Beyond the business cases, the other major theme that has emerged for this court is a very pure approach to the First Amendment.

Every legal case presents a clash of values, observes Stanford Law School Dean Larry Kramer. And for judges, as for the rest of us, “there are things we care about more and things we care about less … for judges no less than anyone else, when a higher commitment comes in conflict with a lower one, the higher one wins.”

“Generally speaking, almost always the free-speech claims prevail” with this court, UCLA law professor Eugene Volokh said.

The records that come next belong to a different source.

struct TapeLaunch {
    std::shared_ptr<const void> launch;
    const void *src;
    void *dst;
    int device;
    Scalar alpha;
    int src_arg = -1, src_comp = -1, dst_arg = -1, dst_comp = -1;
    long src_off = 0, dst_off = 0;
    bool alpha_is_call = false;
};
struct CopyTape {
    std::vector<TapeLaunch> launches;
    bool valid = true;
};
void set_copy_tape(CopyTape *t);
CopyTape *current_copy_tape();
void replay_launch(const TapeLaunch &l, const void *src, void *dst, const Scalar &alpha);
void clear_copy_plan_cache();
struct CopyTune {
    long budget = 0;
    long run = 0;
    int nt = 0;
    long max_elems = 0;
    int pair = 0;
    int order = 0;
    int trans = 0;
    int btrans = 0;
    std::atomic<int> last_pair{0};
};
extern CopyTune g_copy_tune;
struct GemmTune {
    int m3 = 0;
    int splits = 0;
    long max_bytes = 0;
    int t48 = 5;
    int share_ab = 1;
    int herm = 0;
    std::atomic<int> last_herm{0};
    int loaders = 8;
    int dma_spread = 1;
    int dma_nt = 0;
    int lean = 1;
    std::atomic<int> last_lean{0};
    int skinny = 1;
    int clock = 0;
    int dot_wgs = 256;
    int frag_uk = 0;
    int frag_waves = 4096;
    int frag = 1;
    int frag_small = 32;
    int frag_nt = 0;
    int frag_pair = 1;
    int frag_tall = 0;
};
uint32_t storage_checksum(const void *p, std::size_t bytes, std::size_t blocksize, uint32_t prev);
void gemm_clock_read(int device, unsigned long long out[3], bool reset);
extern GemmTune g_gemm_tune;
struct BsrTune {
    int variant = 0;
    long row_max_cols = 3;
    long split_max_cols = 32;
    int split_cw = 0;
    int split_jb = 0;
    int split_ilv = 2;
    int kron_mfma = 1;
    long kron_mfma_min_cols = 8;
    int kron_pack = 1;
    int kron_xlds = 1;
    int kron_ylds = 0;
    int kron_spin = 0;
    long kron_spin_min_cols = 8;
    int kron_order = 1;
    int kron_adj = 1;
    int blk_pd = 1;
    int tile = 0;
    long tile_min_cols = 33;
    int nt = 11;
    int blk_mfma = 1;
    int blk_min = 16;
    int mixed = 1;
    long mixed12_min_cols = 4;
    int mixed12_pack = 1;
    int adj_inplace = 0;
    int kron_mixed = 0;
    std::atomic<long long> adj_copy_bytes{0};
    std::atomic<int> last{0};
    std::atomic<int> last_mixed{0};
};
extern BsrTune g_bsr_tune;
extern int g_dense_wave;

inline void check_dma_lds(const char *kernel, size_t lds, long passes, long lanes_per_pass,
                   long extra_bytes = 0) {
    const long need = passes * lanes_per_pass * 16 + extra_bytes;
    if ((long)lds < need)
        throw Error(std::string("bsr: internal LDS sizing error in ") + kernel + ": " +
                    std::to_string(lds) + " bytes for DMA passes needing " + std::to_string(need));
}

Just look at the cases this term: Whether it was the family of a fallen soldier objecting to protesters at his funeral, or legislators enacting a ban on the sale of violent video games to children, or a state providing matching funds to publicly financed candidates to prevent them from being outspent by privately financed opponents, the value that prevailed was always unfettered speech.

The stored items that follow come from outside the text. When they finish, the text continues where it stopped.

class GpdlaParams(ctypes.Structure):
    _fields_ = [("min_lambda", ctypes.c_double), ("max_lambda", ctypes.c_double),
                ("lya_wavelength", ctypes.c_double), ("lyman_limit", ctypes.c_double),
                ("prior_z_qso_increase", ctypes.c_double), ("min_z_cut", ctypes.c_double),
                ("max_z_cut", ctypes.c_double), ("pixel_spacing", ctypes.c_double),
                ("num_lines", ctypes.c_int32), ("batch_quasars", ctypes.c_int32),
                ("gram_digits", ctypes.c_int32), ("rest_table", ctypes.c_int32)]

# ... 19 lines not shown
                       "log_posteriors_no_dla", "log_posteriors_lls", "log_posteriors_dla", "model_posteriors",
                       "p_no_dlas", "p_lls", "p_dlas", "MAP_z_dlas", "MAP_log_nhis", "MAP_inds",
                       "sample_log_likelihoods_dla", "sample_log_likelihoods_lls", "base_sample_inds"]


class GpdlaMultiResults(ctypes.Structure):
    _fields_ = [(n, ctypes.c_void_p) for n in MULTI_RESULT_FIELDS]


RECONSTRUCTION_FIELDS = ["absorption", "prior_mean", "prior_sd", "fit_mean", "continuum", "continuum_sd", "latent", "chi2",
                         "log_likelihood", "num_pixels"]


class GpdlaReconstruction(ctypes.Structure):
    _fields_ = [(n, ctypes.c_void_p) for n in RECONSTRUCTION_FIELDS]


SYMBOLS = {
    "gpdla_default_parameters": (None, [ctypes.POINTER(GpdlaParams)]),
    "gpdla_create": (ctypes.c_int, [ctypes.POINTER(ctypes.c_void_p), ctypes.c_int]),
    "gpdla_destroy": (None, [ctypes.c_void_p]),
    "gpdla_last_error": (ctypes.c_char_p, [ctypes.c_void_p]),
    "gpdla_launch_count": (ctypes.c_uint64, [ctypes.c_void_p]),
    "gpdla_set_profiling": (ctypes.c_int, [ctypes.c_void_p, ctypes.c_int]),
    "gpdla_profile_read": (ctypes.c_int, [ctypes.c_void_p, ctypes.POINTER(ctypes.c_double), c_i64_p]),
    "gpdla_set_parameters": (ctypes.c_int, [ctypes.c_void_p, ctypes.POINTER(GpdlaParams)]),
    "gpdla_set_model": (ctypes.c_int, [ctypes.c_void_p, c_double_p, ctypes.c_int32, c_double_p, c_double_p,
                                       ctypes.c_int32, c_double_p, ctypes.c_double, ctypes.c_double,
                                       ctypes.c_double]),
    "gpdla_set_samples": (ctypes.c_int, [ctypes.c_void_p, c_double_p, c_double_p, c_double_p, ctypes.c_int64]),
    "gpdla_set_prior": (ctypes.c_int, [ctypes.c_void_p, c_double_p, c_u8_p, ctypes.c_int64]),
    "gpdla_process_qsos": (ctypes.c_int, [ctypes.c_void_p, ctypes.c_int64, ctypes.c_int64, ctypes.c_void_p,
                                          ctypes.c_void_p, ctypes.c_void_p, ctypes.c_void_p, ctypes.c_void_p,
                                          ctypes.c_void_p, ctypes.POINTER(GpdlaResults)]),
    "gpdla_process_qsos_device": (ctypes.c_int, [ctypes.c_void_p, ctypes.c_int64, ctypes.c_int64, ctypes.c_void_p,
                                                 ctypes.c_void_p, ctypes.c_void_p, ctypes.c_void_p,
                                                 ctypes.c_void_p, ctypes.c_void_p, ctypes.POINTER(GpdlaResults),
                                                 ctypes.c_void_p]),
    "gpdla_set_lls_samples": (ctypes.c_int, [ctypes.c_void_p, c_double_p, ctypes.c_int64, ctypes.c_double,
                                             ctypes.c_double]),
    "gpdla_process_qsos_multi": (ctypes.c_int, [ctypes.c_void_p, ctypes.c_int64, ctypes.c_int64] + [ctypes.c_void_p] * 6
                                 + [ctypes.c_int32, ctypes.c_void_p, ctypes.POINTER(GpdlaMultiResults)]),
    "gpdla_process_qsos_multi_device": (ctypes.c_int, [ctypes.c_void_p, ctypes.c_int64, ctypes.c_int64]
                                        + [ctypes.c_void_p] * 6 + [ctypes.c_int32, ctypes.c_void_p,
                                                                   ctypes.POINTER(GpdlaMultiResults), ctypes.c_void_p]),
    "gpdla_matlab_default_rand": (None, [c_double_p, ctypes.c_int64]),
    "gpdla_voigt": (ctypes.c_int, [c_double_p, ctypes.c_int64, ctypes.c_double, ctypes.c_double, ctypes.c_int32,
                                   c_double_p]),
    "gpdla_voigt_batch_device": (ctypes.c_int, [ctypes.c_void_p, ctypes.c_int64, ctypes.c_void_p, ctypes.c_void_p,
                                                ctypes.c_int64, ctypes.c_int32, ctypes.c_void_p, ctypes.c_void_p]),
    "gpdla_line_constants": (None, [c_double_p, c_double_p, c_double_p, c_double_p]),
    "gpdla_rest_table": (ctypes.c_int, [ctypes.c_int32, ctypes.c_double, c_double_p, c_i32_p, c_i32_p, c_double_p,
                                        c_double_p]),
    "gpdla_host_alloc": (ctypes.c_int, [ctypes.POINTER(ctypes.c_void_p), ctypes.c_uint64]),
    "gpdla_host_free": (None, [ctypes.c_void_p]),
    "gpdla_objective": (ctypes.c_int, [ctypes.c_int64, ctypes.c_int32, ctypes.c_int32] + [ctypes.c_void_p] * 6),
    "gpdla_objective_device": (ctypes.c_int, [ctypes.c_int64, ctypes.c_int32, ctypes.c_int32] + [ctypes.c_void_p] * 7),
    "gpdla_objective_lyseries": (ctypes.c_int, [ctypes.c_int64, ctypes.c_int32, ctypes.c_int32] + [ctypes.c_void_p] * 3
                                 + [ctypes.c_int32, c_double_p, c_double_p] + [ctypes.c_void_p] * 3),
    "gpdla_objective_lyseries_device": (ctypes.c_int, [ctypes.c_int64, ctypes.c_int32, ctypes.c_int32] + [ctypes.c_void_p] * 3
                                        + [ctypes.c_int32, c_double_p, c_double_p] + [ctypes.c_void_p] * 4),
    "gpdla_default_preload_parameters": (None, [ctypes.POINTER(GpdlaPreloadParams)]),
    "gpdla_preload_qsos": (ctypes.c_int, [ctypes.c_int64, ctypes.c_int64] + [ctypes.c_void_p] * 7
                           + [ctypes.POINTER(GpdlaPreloadParams), ctypes.c_int64] + [ctypes.c_void_p] * 7),
    "gpdla_preload_qsos_device": (ctypes.c_int, [ctypes.c_int64, ctypes.c_int64] + [ctypes.c_void_p] * 7
                                  + [ctypes.POINTER(GpdlaPreloadParams), ctypes.c_int64] + [ctypes.c_void_p] * 8),
    "gpdla_training_set": (ctypes.c_int, [ctypes.c_int64, ctypes.c_int64] + [ctypes.c_void_p] * 7
                           + [ctypes.c_int32, ctypes.c_double, ctypes.c_double] + [ctypes.c_void_p] * 6),
    "gpdla_training_set_device": (ctypes.c_int, [ctypes.c_int64, ctypes.c_int64] + [ctypes.c_void_p] * 7
                                  + [ctypes.c_int32, ctypes.c_double, ctypes.c_double] + [ctypes.c_void_p] * 7),
    "gpdla_pairwise_covariance": (ctypes.c_int, [ctypes.c_int64, ctypes.c_int32] + [ctypes.c_void_p] * 3),
    "gpdla_pairwise_covariance_device": (ctypes.c_int, [ctypes.c_int64, ctypes.c_int32] + [ctypes.c_void_p] * 4),
    "gpdla_training_set_lyseries": (ctypes.c_int, [ctypes.c_int64, ctypes.c_int64] + [ctypes.c_void_p] * 7
                                    + [ctypes.c_int32, ctypes.c_double, ctypes.c_double, ctypes.c_int32]
                                    + [ctypes.c_void_p] * 7),
    "gpdla_training_set_lyseries_device": (ctypes.c_int, [ctypes.c_int64, ctypes.c_int64] + [ctypes.c_void_p] * 7
                                           + [ctypes.c_int32, ctypes.c_double, ctypes.c_double, ctypes.c_int32]
                                           + [ctypes.c_void_p] * 8),
    "gpdla_row_nanmedian_fill": (ctypes.c_int, [ctypes.c_int64, ctypes.c_int32] + [ctypes.c_void_p] * 2),
    "gpdla_row_nanmedian_fill_device": (ctypes.c_int, [ctypes.c_int64, ctypes.c_int32] + [ctypes.c_void_p] * 3),
    "gpdla_dla_statistics": (ctypes.c_int, [ctypes.c_int64, ctypes.c_int64] + [ctypes.c_void_p] * 8
                             + [ctypes.c_int32, c_double_p, ctypes.c_int32, c_double_p, ctypes.c_double, ctypes.c_double,
                                ctypes.c_void_p]),
    "gpdla_dla_statistics_device": (ctypes.c_int, [ctypes.c_int64, ctypes.c_int64] + [ctypes.c_void_p] * 8
                                    + [ctypes.c_int32, c_double_p, ctypes.c_int32, c_double_p, ctypes.c_double,
                                       ctypes.c_double, ctypes.c_void_p, ctypes.c_void_p]),
    "gpdla_multi_dla_statistics": (ctypes.c_int, [ctypes.c_int64, ctypes.c_int64, ctypes.c_int32] + [ctypes.c_void_p] * 9
                                   + [ctypes.c_int32, c_double_p, ctypes.c_int32, c_double_p, ctypes.c_double,
                                      ctypes.c_double, ctypes.c_void_p]),
    "gpdla_multi_dla_statistics_device": (ctypes.c_int, [ctypes.c_int64, ctypes.c_int64, ctypes.c_int32]
                                          + [ctypes.c_void_p] * 9
                                          + [ctypes.c_int32, c_double_p, ctypes.c_int32, c_double_p, ctypes.c_double,
                                             ctypes.c_double, ctypes.c_void_p, ctypes.c_void_p]),
    "gpdla_reconstruct": (ctypes.c_int, [ctypes.c_void_p, ctypes.c_int64, ctypes.c_int64] + [ctypes.c_void_p] * 6
                          + [ctypes.c_int32, ctypes.c_int32, ctypes.c_void_p, ctypes.c_void_p,
                             ctypes.POINTER(GpdlaReconstruction)]),
    "gpdla_reconstruct_device": (ctypes.c_int, [ctypes.c_void_p, ctypes.c_int64, ctypes.c_int64] + [ctypes.c_void_p] * 6
                                 + [ctypes.c_int32, ctypes.c_int32, ctypes.c_void_p, ctypes.c_void_p,
                                    ctypes.POINTER(GpdlaReconstruction), ctypes.c_void_p]),
}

Some of these decisions were by large majorities – like the 8-to-1 decision upholding the rights of protesters to demonstrate at a military funeral. Others were 5-to-4, like the decision striking down Arizona’s matching funds for publicly financed candidates, and others were even more thinly sliced and diced, such as the court’s decision striking down California’s ban on the sale of violent video games to minors.

And there was a sleeper case, Sorrell v. IMS, in which the five conservative justices, plus Justice Sonia Sotomayor, appeared to move quite significantly toward limiting government regulation of commercial speech. The decision threw out a Vermont state ban on selling doctors’ prescription records to drug marketers.

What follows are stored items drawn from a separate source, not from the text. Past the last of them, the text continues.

__global__ __launch_bounds__(256) void stencil_finish_deliver(const int32_t* __restrict__ slots,
                                                              const int64_t* __restrict__ cnt, int64_t nt, int k,
                                                              int32_t* __restrict__ out, int64_t out_cap, int sub,
                                                              int64_t* __restrict__ total,
                                                              unsigned long long* __restrict__ clear_flag,
                                                              SlotFormat F, const int32_t* __restrict__ key,
                                                              StencilCarry C, int64_t host_cap, int64_t* __restrict__ hdr,
                                                              int32_t* __restrict__ hkey, int64_t* __restrict__ hpos,
                                                              int32_t* __restrict__ dkey, int64_t* __restrict__ dpos,
                                                              unsigned* ticket, int64_t stamp) {
  __shared__ int64_t s_red[2][4];
  const int64_t t = blockIdx.x;
  const int lane = threadIdx.x & 63, wid = threadIdx.x >> 6;
  int64_t before = 0, all = 0;
  for (int64_t i = threadIdx.x; i < nt; i += 256) {
    const int64_t c = cnt[i];
    all += c;
    if (i < t) before += c;
  }
#pragma unroll
  for (int d = 32; d >= 1; d >>= 1) {
    before += __shfl_xor(before, d, 64);
    all += __shfl_xor(all, d, 64);
  }
  if (lane == 0) { s_red[0][wid] = before; s_red[1][wid] = all; }
  __syncthreads();
  const int64_t pre = s_red[0][0] + s_red[0][1] + s_red[0][2] + s_red[0][3];
  const int64_t tot = s_red[1][0] + s_red[1][1] + s_red[1][2] + s_red[1][3];
  if (t == 0 && threadIdx.x == 0) {
    *total = tot;
    hdr[0] = tot;
    hdr[1] = int64_t(*C.flags);
    if (clear_flag) *clear_flag = 0;
  }
  const int64_t m = cnt[t];
  if (pre + m <= out_cap) {
    for (int64_t q = threadIdx.x; q < m; q += 256) {
      const int64_t i = pre + q;
      int32_t row[STENCIL_MAX_K], last = 0, v;
      uint32_t av;
      F.load(slots, t, m, q, v, av);
#pragma unroll
      for (int s = 0; s < STENCIL_MAX_K; s++)
        if (s < k) {
          row[s] = F.value(v, av, s);
          out[i * k + s] = row[s];
          last = row[s];
        }
      const int32_t kk = key[last];
      const bool kok = kk >= 0 && kk < C.max_keys;
      const HaloHdr* h = kok ? C.hdr + kk : nullptr;
      const int old = kok ? halo_old(*h, C.stamp) : 0;
      const int64_t* hp = kok ? C.pos + (2 * int64_t(kk) + old) * C.km1 : nullptr;
      const bool host = i < host_cap;
      int64_t* p = host ? hpos + i * k : dpos + i * k;
#pragma unroll
      for (int s = 0; s < STENCIL_MAX_K; s++)
        if (s < k) {
          const int32_t r = row[s];
          p[s] = r >= 0 ? halo_gpos(C, r) : (r == -1 || !kok ? -1 : hp[h->cnt[old] - (-r - 1)]);
        }
      if (host) hkey[i] = kk;
      else dkey[i] = kk;
    }
  }
  deliver_done(ticket, unsigned(gridDim.x), hdr, stamp);
// ... 105 lines not shown
      int64_t j = s_tpre[a >> 6];
      for (int64_t b = (a & ~int64_t(63)) >> 2; b < (a >> 2); b++) {
        const uint32_t w = s_cnt[b];
        j += (w & 0xFF) + ((w >> 8) & 0xFF) + ((w >> 16) & 0xFF) + (w >> 24);
      }
      for (int64_t b = a & ~int64_t(3); b < a; b++) j += (s_cnt[b >> 2] >> (8 * (b & 3))) & 0xFF;
      if (F.chain)
        for (int64_t p = q - 1; p >= 0 && F.entry(slots, t, m, p, k - 1) == last; p--) j++;
      const bool kok = kk >= 0 && kk < C.max_keys;
      const HaloHdr* h = kok ? C.hdr + kk : nullptr;
      const int old = kok ? halo_old(*h, C.stamp) : 0;
      const int64_t* hp = kok ? C.pos + (2 * int64_t(kk) + old) * C.km1 : nullptr;
      const bool host = j < host_cap;
      int64_t* pp = host ? hpos + j * k : dpos + j * k;
#pragma unroll
      for (int s2 = 0; s2 < STENCIL_MAX_K; s2++)
        if (s2 < k) {
          const int32_t r = row[s2];
          pp[s2] = r >= 0 ? halo_gpos(C, r) : (r == -1 || !kok ? -1 : hp[h->cnt[old] - (-r - 1)]);
        }
      if (host) hkey[j] = kk;
      else dkey[j] = kk;
    }
  }
  (void)n;
  deliver_done(ticket, 1u, hdr, stamp);
}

“The court has always held that the First Amendment affords some protection for commercial speech and it has also insisted that governments have the ability to regulate commercial speech of corporations and to protect the rights of consumers and the health and safety of the American people,” said Doug Kendall of the Constitutional Accountability Center, a Washington-based think tank. “Sorrell throws all of that into question.”

Lawyer Goldstein, who won the Sorell case for the pharmaceutical industry, agrees.

“The Sorrell case is the closest the Supreme Court has ever come to giving commercial speech – marketing by businesses – complete First Amendment protection and saying that targeting businesses is a form of viewpoint discrimination that is subject to quite stringent First Amendment scrutiny,” Goldstein said. “And that, I think, is a change in the law.”

For all the importance of these decisions, they pale compared to what is expected next term – health care overhaul, affirmative action, immigration and possibly gay marriage.